Problem description:
Only lines holding the word "empty" are wanted from the records; copy all of them.

Dataset entries START

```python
class UNetEngine:

    fold_proj = False

    def __init__(self, model, variant: str):
        self.model = model
        self.variant = variant
        self.lib = N.lib()
        self.npass = 3
        self._sig = None
        self._ps, self._ps_gen = None, -1
        self._pack = None
        self._w: Dict[str, torch.Tensor] = {}
        self._w3: Dict[str, torch.Tensor] = {}
        self._w3_meta: Dict[str, tuple] = {}
        self._wf: Dict[str, torch.Tensor] = {}
        self.use_wdirect = os.environ.get("WDIFF_GEMM_WDIRECT", "1") != "0"
        self.gemmw_slab = {None: None, "0": False}.get(os.environ.get("WDIFF_GEMMW_SLAB"), True)
        self.use_up_phases = os.environ.get("WDIFF_UPSAMPLE_PHASES", "1") != "0"
        self._derived: Dict[str, tuple] = {}
        self.use_smallmap = os.environ.get("WDIFF_GEMM_SMALLMAP", "1") != "0"
        self.fuse_ff = os.environ.get("WDIFF_FUSE_FF", "1") != "0"
        self.fuse_proj = os.environ.get("WDIFF_FUSE_PROJ", "1") != "0"
        self.fuse_ln = os.environ.get("WDIFF_FUSE_LN", "1") != "0"
        self.fuse_gn_in = int(os.environ.get("WDIFF_FUSE_GN_IN", "1"))
        self.use_slab = os.environ.get("WDIFF_SLAB", "0") != "0"
        self.fuse_stats = os.environ.get("WDIFF_FUSE_STATS", "1") != "0"
        self.fuse_xattn = os.environ.get("WDIFF_FUSE_XATTN", "1") != "0"
        self.use_conv3 = os.environ.get("WDIFF_CONV3", "0") != "0"
        if (self.use_slab or self.use_conv3) and not self.lib.wd_gemm_experimental():
            raise N.NativeError("WDIFF_SLAB / WDIFF_CONV3 need a library built with WDIFF_EXPERIMENTAL=1 "
                                "(python -m worddiffusion_amd.build --force)")
        self.fuse_xattn_pair = os.environ.get("WDIFF_FUSE_XATTN_PAIR", "1") != "0"
        self.fuse_st = os.environ.get("WDIFF_FUSE_ST", "1") != "0"
        self.fold_proj = os.environ.get("WDIFF_FOLD_PROJ", "1") != "0"
        self.fuse_out = os.environ.get("WDIFF_FUSE_OUT", "1") != "0"
        self.fuse_in = os.environ.get("WDIFF_FUSE_IN", "1") != "0"
        self.pack_kv = os.environ.get("WDIFF_PACK_KV", "1") != "0"
        self.fuse_gn2 = os.environ.get("WDIFF_FUSE_GN2", "1") != "0"
        self.fuse_gn = os.environ.get("WDIFF_FUSE_GN", "1") != "0"
        self.fuse_split = os.environ.get("WDIFF_FUSE_SPLIT", "1") != "0"
        self._plans: Dict[tuple, Plan] = {}
        self._tabs: Dict[tuple, torch.Tensor] = {}
        self._tab_np: Dict[int, np.ndarray] = {}
        self._same_w: Dict[int, int] = {}
        self._down_w: Dict[int, int] = {}
        self._ws = None
        self.device = None

    def set_precision(self, mode: str):
        npass = {"bf16x3": 3, "fp32": 3, "bf16": 1}[mode]
        if npass != self.npass:
            self.npass = npass
            self._plans.clear()

    def _recipes(self) -> "RecipeBook":
        m = self.model
        R = RecipeBook()
# ... 246 lines not shown
        s.lo = planes[1].data_ptr() + 2 * col_off
        s.gather = _ptr(gather)
        s.ld, s.c, s.ntaps, s.hw_src = ld, c, ntaps, hw_src
        return s

    def _gemm(self, ops, what, srcs, wname, m, hw_out, bias=None, rowvec=None, rowvec_ld=0, resid=None,
              resid_ld=0, resid_rows=None, act=N.ACT_NONE, out_f32=None, out_ld=0, out_pl=None, n=None, tile=0,
              w_row_off=0, want_stats=False, a32=None, ln=None, w_groups=None):
        a = N.WdGemmArgs()
        for i, s in enumerate(srcs):
            a.src[i] = s
        a.nsrc = len(srcs)
        a.npass = self.npass
        wp = self._w[wname]
        ktot = wp.shape[2]
        assert ktot == sum(s.ntaps * s.c for s in srcs), (what, ktot, [(s.ntaps, s.c) for s in srcs])
        nrows = wp.shape[1] if n is None else n
        a.w_hi = wp[0].data_ptr() + 2 * w_row_off * ktot
        a.w_lo = wp[1].data_ptr() + 2 * w_row_off * ktot
        a.m, a.n, a.ktot, a.hw_out = m, nrows, ktot, hw_out
        a.bias = _ptr(bias)
        a.rowvec, a.rowvec_ld = rowvec, rowvec_ld
        a.resid, a.resid_ld, a.resid_rows = resid, resid_ld, resid_rows
        a.act = act
        a.out_f32, a.out_ld = _ptr(out_f32), out_ld
        if out_pl is not None:
            a.out_hi, a.out_lo, a.out_pl_ld = out_pl[0].data_ptr(), out_pl[1].data_ptr(), out_pl.shape[2]
        if a32 is not None:
            self._set_a32(a, *a32)
        if w_groups is not None:
            a.w_ngroups, a.w_group_stride = w_groups
        a.tile = tile
        if self._ws is None:
            self._ws = torch.empty(128 * 128 * 160 * 8, dtype=torch.float32, device=self.device)
        a.ksplit, a.ws, a.ws_floats = 0, self._ws.data_ptr(), self._ws.numel()
        self._give_tickets(a, m, nrows)
        span = 0
        if self.use_slab and w_row_off == 0 and (len(srcs) == 1 or (srcs[1].ntaps == 1 and not srcs[1].gather)):
            tabnp = getattr(srcs[0], "_tab_np", None)
            span = slab_span(tabnp, hw_out, srcs[0].hw_src, m)
            if span > 192 or ((m + 127) // 128) * max(1, nrows // 160) < 96:
                span = 0
        s0 = srcs[0]
        frag = not span and not self.use_conv3 and w_row_off == 0 and n is None and act == N.ACT_NONE and tile == 0
        width = (getattr(s0, "_down_w", 0) or getattr(s0, "_same_w", 0)) if s0.ntaps == 9 else 0
        wdirect = (frag and self.use_wdirect and wdirect_fills_chip(m, nrows) and
                   self._legal(a, w_layout=3, tile=64320, slab_rows=getattr(s0, "_same_w", 0) if s0.ntaps == 9 else 0))
        smallmap = (frag and not wdirect and self.use_smallmap and hw_out == 64 and 128 <= (m // 64) * (nrows // 80) <= 512 and
                    self._legal(a, w_layout=3, tile=64080, slab_rows=width))
        assert (a32 is None and w_groups is None) or wdirect, what
        if wdirect or smallmap:
            wf = self._wfrag(wname)
            a.w_hi, a.w_lo = wf[0].data_ptr(), wf[1].data_ptr()
            if wdirect and self.gemmw_slab is not None:
                a.dbg |= 0x10000 if self.gemmw_slab else 0x8000
        elif span:
            meta = (srcs[0].ntaps, srcs[0].c, srcs[1].c if len(srcs) > 1 else 0)
            if wname not in self._w3:
                self._w3[wname] = slab_order(wp, *meta)
                self._w3_meta[wname] = meta
            assert self._w3_meta[wname] == meta, wname
            w3 = self._w3[wname]
            a.w_hi, a.w_lo = w3[0].data_ptr(), w3[1].data_ptr()
            a.w_layout, a.slab_rows = 1, span
        else:
            same_w = getattr(srcs[0], "_same_w", 0)
            if (same_w and srcs[0].ntaps == 9 and srcs[0].c % 64 == 0 and act == N.ACT_NONE and tile == 0 and
                    (len(srcs) == 1 or (srcs[1].ntaps == 1 and not srcs[1].gather and srcs[1].c % 64 == 0))):
                a.w_layout, a.slab_rows = 2, same_w
        a._ln_pl = None
        if ln is not None and self.fuse_ln and not self.use_slab:
            pl = torch.zeros((2, m, nrows), dtype=torch.bfloat16, device=self.device)
            if self._legal(a, out_hi=pl[0].data_ptr(), out_lo=pl[1].data_ptr(), out_pl_ld=nrows, ln_gamma=self._w[ln + ".g"].data_ptr(),
                           ln_beta=self._w[ln + ".b"].data_ptr(), ln_eps=1e-5):
                self._cur_plan.keep.append(pl)
                a._ln_pl = pl
        stats = None
        if want_stats and self.fuse_stats and nrows % 32 == 0 and (hw_out % 128 == 0 or hw_out == 64) and not span:
            cpg = nrows // 32
            r = self._resolved(a, stat_part=a.ws, stat_cpg=cpg)
            if r is not None:
                nchunk = max(1, hw_out // (r.tile // 1000))
                part = torch.zeros((m // hw_out, nchunk, 32, 2), dtype=torch.float64, device=self.device)
                self._cur_plan.keep.append(part)
                a.stat_part, a.stat_cpg = part.data_ptr(), cpg
                stats = (part, nchunk, cpg)
        a._stats = stats
        self._cur_plan.keep.append(a)
        ops.append((self.lib.wd_gemm, (C.byref(a),), what))
        return a

    def _resolved(self, a, **fields) -> Optional[N.WdGemmArgs]:
        b = N.WdGemmArgs.from_buffer_copy(a)
        for k, v in fields.items():
            setattr(b, k, v)
        out = N.WdGemmArgs()
        return out if self.lib.wd_gemm_check(C.byref(b), C.byref(out)) == N.WD_OK else None

    def _legal(self, a, apply=True, **fields) -> bool:
        if self._resolved(a, **fields) is None:
            return False
        if apply:
            for k, v in fields.items():
                setattr(a, k, v)
        return True

    def _set_a32(self, a, x32: "Act", gname, eps, silu):
        part, nchunk, pc = x32.stats
        a.a32, a.a32_ld, a.a32_part = x32.t.data_ptr(), x32.c, part.data_ptr()
        a.a32_nchunk, a.a32_pcpg, a.a32_cpg = nchunk, pc, x32.c // 32
        a.a32_gamma, a.a32_beta = self._w[gname + ".g"].data_ptr(), self._w[gname + ".b"].data_ptr()
        a.a32_eps, a.a32_silu = float(eps), int(silu)

    def _wdirect_ok(self, srcs, m, n, hw_out, a32=None, **fields) -> bool:
        a = N.WdGemmArgs()
        for i, s in enumerate(srcs):
            a.src[i] = s
        a.nsrc, a.npass, a.m, a.n, a.ktot, a.hw_out = len(srcs), self.npass, m, n, sum(s.ntaps * s.c for s in srcs), hw_out
        a.w_layout, a.tile = 3, 64320
        a.w_hi = a.w_lo = a.out_f32 = 16
        a.out_ld = n
        if a32 is not None:
            self._set_a32(a, *a32)
        return self._legal(a, apply=False, **fields)

    def _give_tickets(self, a, m, n):
        ntick = ((m + 63) // 64) * ((n + 63) // 64)
        if ntick > 2048:
            return
        P = self._cur_plan
        tk = getattr(P, "_tickets", None)
        if tk is None or P._ticket_off + ntick > tk.numel():
            tk = torch.zeros(1 << 16, dtype=torch.int32, device=self.device)
            P.keep.append(tk)
            P._tickets, P._ticket_off = tk, 0
        a.tickets, a.ntickets = tk.data_ptr() + 4 * P._ticket_off, ntick
        P._ticket_off += ntick

    def _gn(self, P, ops, what, srcs: List[Act], gname, eps, silu, want_raw=False, dropout=None):
        B = self._B
        h, w = srcs[0].h, srcs[0].w
        hw = h * w
        ctot = sum(s.c for s in srcs)
        cpg = ctot // 32
        has_perm = any(s.perm is not None for s in srcs)
        if has_perm and not (len(srcs) == 2 and srcs[1].perm is None and self.fuse_gn2 and not any(s.c % cpg for s in srcs)):
            raise NotImplementedError(f"{what}: a phase-major map (Upsample) is read by the two-source GroupNorm of a decoder block only")
        if any(s.c % cpg for s in srcs):
            cat = self._f32(P, B * hw, ctot)
            coff = 0
            for s in srcs:
                ops.append((self.lib.wd_copy2d, (cat.data_ptr() + 4 * coff, 4 * ctot, s.t.data_ptr(), 4 * s.c, 4 * s.c,
                                                 B * hw), what + ":concat"))
                coff += s.c
            srcs = [Act(cat, ctot, h, w)]
        pl = self._planes(P, B * hw, ctot)
        raw = self._planes(P, B * hw, ctot) if want_raw else None
# ... 19 lines not shown
        rhi, rlo = self._hilo(raw)
        if len(todo) == 2 and self.fuse_gn2:
            (sa, pa, na, pca, ca), (sb, pb, nb_, pcb, cb) = todo
            ops.append((self.lib.wd_gn_apply2,
                        (sa.t.data_ptr(), sa.c, sa.c, pa.data_ptr(), na, pca, ca, sb.t.data_ptr(), sb.c, sb.c, pb.data_ptr(), nb_, pcb, cb,
                         B, hw, cpg, gam.data_ptr(), bet.data_ptr(), eps, int(silu), hi, lo, ctot, rhi, rlo,
                         sa.perm.data_ptr() if sa.perm is not None else None),
                        what + ":apply"))
        elif dropout is not None:
            assert not has_perm and len(srcs) == 1, what
            (s, part, nchunk, pc, c0), = todo
            ops.append((self.lib.wd_gn_apply_dropout,
                        (s.t.data_ptr(), s.c, B, hw, s.c, cpg, part.data_ptr(), nchunk, pc, gam.data_ptr(), bet.data_ptr(), eps,
                         int(silu), hi, lo, ctot, c0, rhi, rlo, C.byref(dropout)), what + ":apply+dropout"))
        else:
            assert not has_perm, what
            for s, part, nchunk, pc, c0 in todo:
                ops.append((self.lib.wd_gn_apply,
                            (s.t.data_ptr(), s.c, B, hw, s.c, cpg, part.data_ptr(), nchunk, pc, gam.data_ptr(), bet.data_ptr(), eps,
                             int(silu), hi, lo, ctot, c0, rhi, rlo), what + ":apply"))
        return pl, raw

    def _gn_stats(self, P, ops, what, s: Act):
        if s.stats is None:
            B, hw = self._B, s.h * s.w
            nchunk = self.lib.wd_gn_nchunk(hw)
            pc = s.c // 32
            part = torch.empty((B, nchunk, 32, 2), dtype=torch.float64, device=self.device)
            P.keep.append(part)
            ops.append((self.lib.wd_gn_stats, (s.t.data_ptr(), s.c, B, hw, s.c, pc, part.data_ptr()), what + ":stats"))
            s.stats = (part, nchunk, pc)
        return s.stats

    def _gn_in_consumer(self, P, ops, what, srcs: List[Act], want_raw, M, hw, ncols, taps=1, gather=None) -> bool:
        if not (self.fuse_gn_in and self.use_wdirect and len(srcs) == 1 and not want_raw and not self.use_conv3):
            return False
        if taps > 1 and self.fuse_gn_in < 2:
            return False
        if not wdirect_fills_chip(M, ncols):
            return False
        s = srcs[0]
        self._gn_stats(P, ops, what, s)
        return self._wdirect_ok([self._src32(s, taps, gather, hw)], M, ncols, hw, a32=(s, what, 0.0, False))

    def _src32(self, x: Act, ntaps=1, gather=None, hw_src=0) -> N.WdSrc:
        s = N.WdSrc()
        s._tab_np = self._tab_np.get(gather.data_ptr()) if gather is not None else None
        s._same_w = self._same_w.get(gather.data_ptr(), 0) if gather is not None else 0
        s.hi, s.lo, s.gather = None, None, _ptr(gather)
        s.ld, s.c, s.ntaps, s.hw_src = x.c, x.c, ntaps, hw_src
        return s

    def _gn_in_combine(self, s: Act, raw, gam, bet, eps, silu, cpg, pl, coff) -> bool:
        pr = s.prod
        if pr is None or not isinstance(pr, N.WdGemmArgs) or not self.fuse_gn or raw is not None or self.use_conv3:
            return False
        if pr.out_f32 != s.t.data_ptr() or pr.out_hi or pr.gn_gamma or pr.n != s.c:
            return False
        hi, lo = self._hilo(pl, 2 * coff)
        return self._legal(pr, gn_gamma=gam.data_ptr() + 4 * coff, gn_beta=bet.data_ptr() + 4 * coff, gn_eps=float(eps),
                           gn_silu=int(silu), gn_cpg=cpg, out_hi=hi, out_lo=lo, out_pl_ld=pl.shape[2])

    def _ln(self, P, ops, what, x: torch.Tensor, rows, c, name):
        pl = self._planes(P, rows, c)
        ops.append((self.lib.wd_layernorm,
                    (x.data_ptr(), c, rows, c, self._w[name + ".g"].data_ptr(), self._w[name + ".b"].data_ptr(), 1e-5,
                     *self._hilo(pl), c), what))
        return pl

    def _resblock(self, P, name, mod: ResBlockParams, srcs: List[Act]) -> Act:
        ops = P.step
        B = self._B
        h, w = srcs[0].h, srcs[0].w
        hw, M = h * w, B * h * w
        cin, cout = mod.cin, mod.cout
        assert cin == sum(s.c for s in srcs)
        tab, _, _ = self._table(h, w, "same")
        need_raw = cin != cout
        h1 = self._f32(P, M, cout)
        if self._gn_in_consumer(P, ops, name + ".gn1", srcs, need_raw, M, hw, cout, taps=9, gather=tab):
            s1, in1 = self._src32(srcs[0], 9, tab, hw), (srcs[0], name + ".gn1", 1e-5, True)
            raw = None
        else:
            a1, raw = self._gn(P, ops, name + ".gn1", srcs, name + ".gn1", 1e-5, True, want_raw=need_raw)
            s1, in1 = self._src(a1, cin, 9, tab, hw), None
        g1 = self._gemm(ops, name + ".conv1", [s1], name + ".c1.w", M, hw,
                        bias=self._w[name + ".c1.b"], rowvec=self._film.data_ptr() + 4 * self.film_off[name],
                        rowvec_ld=self.film_total, out_f32=h1, out_ld=cout, want_stats=True, a32=in1)
        h1a = Act(h1, cout, h, w, g1._stats, prod=g1)
        if self._gn_in_consumer(P, ops, name + ".gn2", [h1a], False, M, hw, cout, taps=9, gather=tab):
            s2, in2 = self._src32(h1a, 9, tab, hw), (h1a, name + ".gn2", 1e-5, True)
        else:
            a2, _ = self._gn(P, ops, name + ".gn2", [h1a], name + ".gn2", 1e-5, True)
            s2, in2 = self._src(a2, cout, 9, tab, hw), None
        out = self._f32(P, M, cout)
        if need_raw:
            g2 = self._gemm(ops, name + ".conv2+skip", [s2, self._src(raw, cin)],
                            name + ".c2.w", M, hw, bias=self._w[name + ".c2.b"], out_f32=out, out_ld=cout,
                            want_stats=True, a32=in2)
        else:
            g2 = self._gemm(ops, name + ".conv2", [s2], name + ".c2.w", M, hw,
                            bias=self._w[name + ".c2.b"], resid=srcs[0].t.data_ptr(), resid_ld=cout, out_f32=out,
                            out_ld=cout, want_stats=True, a32=in2)
        return Act(out, cout, h, w, g2._stats, prod=g2)

    def _up_phases_ok(self, mod) -> bool:
        return (getattr(self, "use_up_phases", False) and self.use_wdirect and self.fuse_gn2 and self.npass == 3 and not self.use_slab and
                not self.use_conv3)

    def _resample(self, P, name, mod, x: Act, mode: str, tile: int = 0) -> Act:
        ops = P.step
        B = self._B
        assert x.perm is None, name
        tab, ho, wo = self._table(x.h, x.w, mode)
        pl = self._planes(P, B * x.h * x.w, x.c)
        pr = x.prod
        if (pr is not None and self.fuse_split and not pr.out_hi and pr.out_f32 == x.t.data_ptr() and
                (pr.n if isinstance(pr, N.WdGemmArgs) else pr.c) == x.c):
            pr.out_hi, pr.out_lo = self._hilo(pl)
            pr.out_pl_ld = x.c
        else:
            ops.append((self.lib.wd_split, (x.t.data_ptr(), x.c, B * x.h * x.w, x.c, 0, *self._hilo(pl), x.c), name + ":split"))
        out = self._f32(P, B * ho * wo, mod.cout)
# ... 739 lines not shown
```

Dataset entries END

Written response:
            self._ws = torch.empty(128 * 128 * 160 * 8, dtype=torch.float32, device=self.device)
            part = torch.empty((B, nchunk, 32, 2), dtype=torch.float64, device=self.device)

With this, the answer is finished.